Donna Tartt, a novelist deeply influenced by her Catholic faith, offered this about trusting yourself:
What is a wise life? As Christianity has faded from the center to the margins in the West. The Nicene Creed is replaced with the simpler secular creed – "I believe in myself." This affirmation—that you should believe in yourself as the ultimate source of meaning and value—is the secular colonization of the religious impulse. Everyone has to worship something or someone. You can’t make people not believe. The gods of illusion just redirect human belief. Believing in myself is celebrated in daytime TV, inspirational books, and Disney movies. The truth of this questionable adage in seen as self-evidently true.

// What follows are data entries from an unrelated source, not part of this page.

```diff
@@ -335,12 +349,10 @@
     const uint8_t* abase = dbp + (size_t)(blk * NW + w) * slab + chunk_base;
 #pragma unroll
     for (int ks = 0; ks < KS; ++ks) {
-      const uint32_t gl = ks * 4 + g;
-#pragma unroll
-      for (int a = 0; a < LF; ++a) A[ks][a] = v4i{0, 0, 0, 0};
-      A4[ks] = v2i{0, 0};
-      if (gl < gc) load_A(ks, abase, gl);
+      __builtin_amdgcn_sched_barrier(0);
+      load_A(ks, abase, glc[ks]);
     }
+    __builtin_amdgcn_sched_barrier(0);
   }
 
   uint32_t parity = 0;
@@ -350,7 +362,7 @@
     const uint32_t j = slot0 + j0 + w;
     const uint32_t mi = j >> P->logN;
     const ModConst m = P->mod[mi];
-    const uint32_t nx = 2u * grp.nq[gi];
+    const uint32_t nx = 2u * queries_of(gi);
     uint64_t* const obase = grp.out[gi] + ch * chunk_stride;
     const uint64_t bias = m.q << (58 - (64 - __builtin_clzll(m.q)));
     [[maybe_unused]] const F64Mod fm{P->tab[mi].qd, P->tab[mi].qinvd};
@@ -361,13 +373,14 @@
     PIRGPU_UNIT_OF(nu, ngi, nblk)
     const uint8_t* nbase = dbp + (size_t)(nblk * NW + w) * slab + chunk_base;
 
-    for (uint32_t rt = 0; rt < RT; ++rt) {
+    __builtin_amdgcn_s_waitcnt(0x0F70);
+    auto row_tile = [&](const uint32_t rt, auto last_c) {
+      constexpr bool last = decltype(last_c)::value;
       v4i T[NS];
 #pragma unroll
       for (int s = 0; s < NS; ++s) T[s] = v4i{0, 0, 0, 0};
-      const bool last = rt + 1 == RT;
-      const uint8_t* next_tile = last ? nbase : abase + (size_t)(rt + 1) * rt_stride;
-      const bool refill = !last || has_next;
+      const uint8_t* next_tile = abase + (size_t)(last ? rt : rt + 1) * rt_stride;
+      if (last && has_next) next_tile = nbase;
 #pragma unroll
       for (int ks = 0; ks < KS; ++ks) {
         [[maybe_unused]] v4i Atop;
@@ -382,8 +395,8 @@
             else
               T[a + b] = __builtin_amdgcn_mfma_i32_16x16x64_i8(A[ks][a < LF ? a : 0], B[ks][b], T[a + b], 0, 0, 0);
           }
-        const uint32_t gl = ks * 4 + g;
-        if (refill && gl < gc) load_A(ks, next_tile, gl);
+        load_A(ks, next_tile, glc[ks]);
+        __builtin_amdgcn_sched_barrier(0);
       }
       if (last && has_next) load_B(ngi, nblk * NW + w);
       const int buf = parity;
@@ -425,7 +438,7 @@
           stage[buf][g * 4 + i][i16][w] = r;
         }
       }
-      if constexpr (kDirect) continue;
+      if constexpr (kDirect) return;
       __syncthreads();
 #pragma unroll
       for (int round = 0; round < 2; ++round) {
@@ -444,7 +457,9 @@
           *reinterpret_cast<u64x2*>(dst) = v;
         }
       }
-    }
+    };
+    for (uint32_t rt = 0; rt + 1 < RT; ++rt) row_tile(rt, BoolConst<false>{});
+    row_tile(RT - 1, BoolConst<true>{});
   }
 }
 
@@ -626,15 +641,15 @@
 }
 
 static uint32_t scan_wgs_all() {
-  static const uint32_t wgs_all = [] {
-    const char* v = pirgpu_env("PIRGPU_SCAN_MFMA_WGS");
-    if (v && *v) return (uint32_t)strtoul(v, nullptr, 10);
+  if (const char* v = pirgpu_env("PIRGPU_SCAN_MFMA_WGS"))
+    if (*v) return std::max<uint32_t>(1, (uint32_t)strtoul(v, nullptr, 10));
+  static const uint32_t cus = [] {
     hipDeviceProp_t prop;
     int dev = 0;
     if (hipGetDevice(&dev) != hipSuccess || hipGetDeviceProperties(&prop, dev) != hipSuccess) return 256u;
     return (uint32_t)prop.multiProcessorCount;
   }();
-  return wgs_all;
+  return cus;
 }
 
 template <int L, int KS, int NW, bool TOP4, bool F64F>
@@ -657,6 +672,7 @@
                                    const ScanGroups& grp, uint32_t rows, uint64_t chunk_stride, uint32_t wgs, bool f64_fold,
                                    uint32_t slot0, uint32_t nslots, uint64_t out_qstride, uint32_t out_rstride, bool blk_major) {
   if (grp.n == 0 || grp.n > (uint32_t)kMaxScanGroups || nslots == 0 || nslots % gm.NW) return hipErrorInvalidValue;
+  if (gm.nchunks == 0 || gm.GC == 0 || (size_t)(gm.nchunks - 1) * gm.GC >= gm.KG) return hipErrorInvalidValue;
 #define PIRGPU_MFMA_ARGS st, P, gm, dbp, grp, rows, chunk_stride, wgs, slot0, nslots, out_qstride, out_rstride, blk_major
 #define PIRGPU_MFMA_CASE(L_, KS_, NW_)                                                                    \
   if (gm.L == L_ && gm.KS == KS_ && gm.NW == NW_) {                                                                 \
```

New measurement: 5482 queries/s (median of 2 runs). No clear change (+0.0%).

It is as if the garage door of unreality has forever closed off the minds of the self-believers to any real experience of transcendence. Since, there is nothing else to believe in beyond me, this pseudo wisdom goes, I might as well believe in myself. This is, of course, quite contrary to the biblical view of the human condition. Humility is to see oneself as you really are – mortal, limited, doubting and prone to self-destructive behavior.- The Goldfinch, Donna Tartt
To proclaim the Gospel is to say to the unbelievers, baptized and unbaptized, the way out is to believe in Christ, not yourself. Does it matter in the end? Yes it does.
If we are flawed, we can’t really trust ourselves. If we can’t trust ourselves completely, and trust needs to be complete, then we can’t vouchsafe our own lives. Even Catholics struggle with broken marriages, despair and loss of all whom we love. Our happiness must lie in something permanent, which, is to say, something that can’t be taken away from us. That transcendent power ought to enter back into space and time to rescue us from our own self- degeneracy. We need a savior, who is the ground and means of our happiness. Do you want to be helped? First, recognize that there is something that blinds you to reality that is called sin. Sin leads to death – not physical death – but something far worse. That is what the Gospel is about today.“I do not understand my own actions. For I do not do what I want, but I do the very thing I hate...I can will what is right, but I cannot do it. For I do not do the good that I want, but the evil I do not want is what I do” (Romans 7:15- 19).